* WHAT IS REQUIRED *
Search the data for the word "stream". Reproduce every line where it is found.
● ● ● ● ● ● ●
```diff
+            float4 y = interp3(w0[u], f4(g.p[u][0][hh]), w1[u], f4(g.p[u][1][hh]), w2[u], f4(g.p[u][2][hh]));
+            if (LIN) {
+                add4(y, f4(g.l[LIN ? u : 0][hh]));
+            } else {
+#pragma unroll
+                for (int j = 0; j < 4; ++j)
+                    if (j < c1) fma4(y, sk[u][LIN ? 0 : j], ld4(wb + (long)j * c + k + 4 * hh));
+                if (b1) add4(y, ld4(b1 + k + 4 * hh));
+            }
+            if (relu1) relu4(y);
+            v[4 * hh + 0] = y.x; v[4 * hh + 1] = y.y; v[4 * hh + 2] = y.z; v[4 * hh + 3] = y.w;
+        }
+    }
+};
+
+template <int NBT, int MBW, bool LIN>
+__global__ __launch_bounds__(GR_THREADS, 2) void qinterp_split_kernel(int K, int N, int ntn, int tps, const QinterpArgs a, const rows_u4 *__restrict__ pack,
+                                                                      const float *__restrict__ bias, int relu, float *__restrict__ out) {
+    gemm_rows_tile<NBT, MBW, RowsQinterp<gr_tile_rows(NBT, MBW) / 64, LIN>>(K, N, ntn, tps, a, pack, bias, relu, out);
+}
+
+}
+
+extern "C" int ws3d_qinterp_gemm_split(int b, int n, int m, int c, int o_dim, const float *q, const int32_t *idx, const float *weight, const float *lin,
+                                       const float *skip, int c1, const float *wb, const float *b1, int relu1, const void *pack, const float *b2,
+                                       int relu2, float *out, ws3d_stream_t stream) {
+    using namespace ws3d;
+    if (b < 0 || n <= 0 || m <= 0 || c <= 0 || o_dim <= 0 || c1 < 0 || !q || !idx || !weight || !pack || !out) {
+        set_error("ws3d_qinterp_gemm_split: invalid argument (b=%d n=%d m=%d c=%d o=%d c1=%d)", b, n, m, c, o_dim, c1);
+        return WS3D_E_INVALID;
+    }
+    const long rows = (long)b * n;
+    const uintptr_t al = reinterpret_cast<uintptr_t>(q) | reinterpret_cast<uintptr_t>(lin) | reinterpret_cast<uintptr_t>(wb) | reinterpret_cast<uintptr_t>(b1) |
+                         reinterpret_cast<uintptr_t>(pack) | reinterpret_cast<uintptr_t>(out) | reinterpret_cast<uintptr_t>(b2);
+    GrTile t;
+    const bool fits32 = (long)b * m * c * 4 <= 0xffffffffL && rows * c * 4 <= 0xffffffffL;
+    if (!gr_dims_ok(c, o_dim) || rows % GR_TM || (al & 15) || (!lin && (c1 > 4 || (c1 > 0 && (!skip || !wb)))) || !fits32 || !gr_tile_choice(rows, o_dim, t)) {
+        set_error("ws3d_qinterp_gemm_split: unsupported shape or alignment (b=%d n=%d m=%d c=%d o=%d c1=%d; rows %% 64, c %% 32, o %% 64, lin or c1 <= 4, "
+                  "16-byte pointers)", b, n, m, c, o_dim, c1);
+        return WS3D_E_UNSUPPORTED;
+    }
+    if (rows == 0) return WS3D_OK;
+    const QinterpArgs a{q, weight, lin, lin ? nullptr : skip, lin ? nullptr : wb, lin ? nullptr : b1, idx, n, m, c, lin ? 0 : c1, relu1 ? 1 : 0};
+    if (o_dim % 256 == 0 && (rows / 64) * (o_dim / 256) >= QS_WIDE_MIN_TILES) {
+        t.nbt = 8; t.ntn = o_dim / 256; t.tall = false; t.tm = 64;
+        t.grid = (unsigned)((rows / 64) * t.ntn);
+    }
+    const int tps = (b % 8 == 0 && n % t.tm == 0) ? n / t.tm : 0;
+    auto go = [&](auto kern) -> int {
+        hipLaunchKernelGGL(kern, dim3(t.grid), dim3(GR_THREADS), (size_t)gr_lds_bytes(t.tm), as_stream(stream), c, o_dim, t.ntn, tps, a,
+                           static_cast<const rows_u4 *>(pack), b2, relu2 ? 1 : 0, out);
+        return WS3D_OK;
+    };
+    if (t.nbt == 8) {
+        if (int rc = lin ? go(qinterp_split_kernel<8, 2, true>) : go(qinterp_split_kernel<8, 2, false>)) return rc;
+        return check_launch("ws3d_qinterp_gemm_split");
+    }
+    if (int rc = lin ? (t.nbt == 2 ? go(qinterp_split_kernel<2, 1, true>) : t.tall ? go(qinterp_split_kernel<4, 4, true>) : go(qinterp_split_kernel<4, 2, true>))
+                     : (t.nbt == 2 ? go(qinterp_split_kernel<2, 1, false>) : t.tall ? go(qinterp_split_kernel<4, 4, false>) : go(qinterp_split_kernel<4, 2, false>)))
+        return rc;
+    return check_launch("ws3d_qinterp_gemm_split");
+}
diff --git a/ws3d_amd/fastpath.py b/ws3d_amd/fastpath.py
--- a/ws3d_amd/fastpath.py
+++ b/ws3d_amd/fastpath.py
@@ -69,6 +69,7 @@
 FUSED_GATHER_GEMM2 = True
 BIN_INPUT_AHEAD = True
 FUSED_QINTERP_GEMM_MIN_ROWS = 30000
+FUSED_QINTERP_SPLIT = True
 FUSED_COMPACT3_MAX_LDS = 64 * 1024
 FUSED_GATHER_GEMM = True
 GRID_MIN_N = 256
@@ -117,9 +118,14 @@
     return (rows, k, n) not in _SPLIT_GEMM_LIBRARY_WINS
 
 
-def _split_gemm(x2d: torch.Tensor, holder, key: str, wt: torch.Tensor, bias=None, relu: bool = False):
-    if not SPLIT_GEMMS or x2d.dim() != 2 or not _split_gemm_wins(x2d.size(0), wt.size(0), wt.size(1)):
-        return None
+_QINTERP_SPLIT_LOSES = frozenset({(2048, 512, 512)})
+
+
+def _qinterp_split_wins(rows: int, c: int, o: int) -> bool:
+    return (rows, c, o) not in _QINTERP_SPLIT_LOSES
+
+
+def _gemm_rows_pack(holder, key: str, wt: torch.Tensor):
     packs = holder.__dict__.get("_gemm_rows_packs")
     ent = None if packs is None else packs.get(key)
     if ent is None or ent[0] is not wt:
@@ -127,9 +133,16 @@
             return None
         ent = (wt, _C.gemm_rows_pack(wt))
         holder.__dict__.setdefault("_gemm_rows_packs", {})[key] = ent
-    if ent[1] is None:
+    return ent[1]
+
+
+def _split_gemm(x2d: torch.Tensor, holder, key: str, wt: torch.Tensor, bias=None, relu: bool = False):
+    if not SPLIT_GEMMS or x2d.dim() != 2 or not _split_gemm_wins(x2d.size(0), wt.size(0), wt.size(1)):
         return None
-    return _C.gemm_rows_split(x2d, ent[1], wt.size(1), bias, relu)
+    pack = _gemm_rows_pack(holder, key, wt)
+    if pack is None:
+        return None
+    return _C.gemm_rows_split(x2d, pack, wt.size(1), bias, relu)
 
 
 def gemm_rows_packs(model):
@@ -607,18 +620,29 @@
         q = _split_gemm(known_feats.reshape(B * m, c2), blocks[0], "wa", wa)
         q = (q if q is not None else torch.mm(known_feats.reshape(B * m, c2), wa)).view(B, m, -1)
         fuse2 = len(blocks) == 2 and B * n >= FUSED_QINTERP_GEMM_MIN_ROWS
+        pack2 = None
+        if len(blocks) == 2 and SPLIT_GEMMS and FUSED_QINTERP_SPLIT:
+            wt2, b2, r2 = _row_weights(blocks[1])
+            if _qinterp_split_wins(B * n, wt2.size(0), wt2.size(1)):
+                pack2 = _gemm_rows_pack(blocks[1], "row", wt2)
         if fuse2:
             wt2, b2, r2 = _row_weights(blocks[1])
         if c1 > 4:
             lin = _split_gemm(unknown_feats.reshape(B * n, c1), blocks[0], "wb", wb, b1)
             if lin is None:
                 lin = torch.mm(unknown_feats.reshape(B * n, c1), wb) if b1 is None else torch.addmm(b1, unknown_feats.reshape(B * n, c1), wb)
+            y = _C.qinterp_gemm(q, idx, weight, wt2, b2, r2, lin=lin, relu=r1, pack=pack2) if pack2 is not None else None
+            if y is not None:
+                return y.view(B, n, -1)
             y = _C.qinterp_gemm(q, idx, weight, wt2, b2, r2, lin=lin, relu=r1) if fuse2 else None
             if y is not None:
                 return y.view(B, n, -1)
             y = _C.qinterp_rows(q, idx, weight, lin=lin, relu=r1)
         else:
             sk = None if c1 == 0 else unknown_feats.contiguous()
+            y = _C.qinterp_gemm(q, idx, weight, wt2, b2, r2, skip=sk, wb=wb if c1 else None, bias=b1, relu=r1, pack=pack2) if pack2 is not None else None
+            if y is not None:
+                return y.view(B, n, -1)
             y = _C.qinterp_gemm(q, idx, weight, wt2, b2, r2, skip=sk, wb=wb if c1 else None, bias=b1, relu=r1) if fuse2 else None
             if y is not None:
                 return y.view(B, n, -1)
```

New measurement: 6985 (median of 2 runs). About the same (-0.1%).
● ● ● ● ● ● ●
* ANSWER FOR THIS EXERCISE *
+                                       int relu2, float *out, ws3d_stream_t stream) {
+        hipLaunchKernelGGL(kern, dim3(t.grid), dim3(GR_THREADS), (size_t)gr_lds_bytes(t.tm), as_stream(stream), c, o_dim, t.ntn, tps, a,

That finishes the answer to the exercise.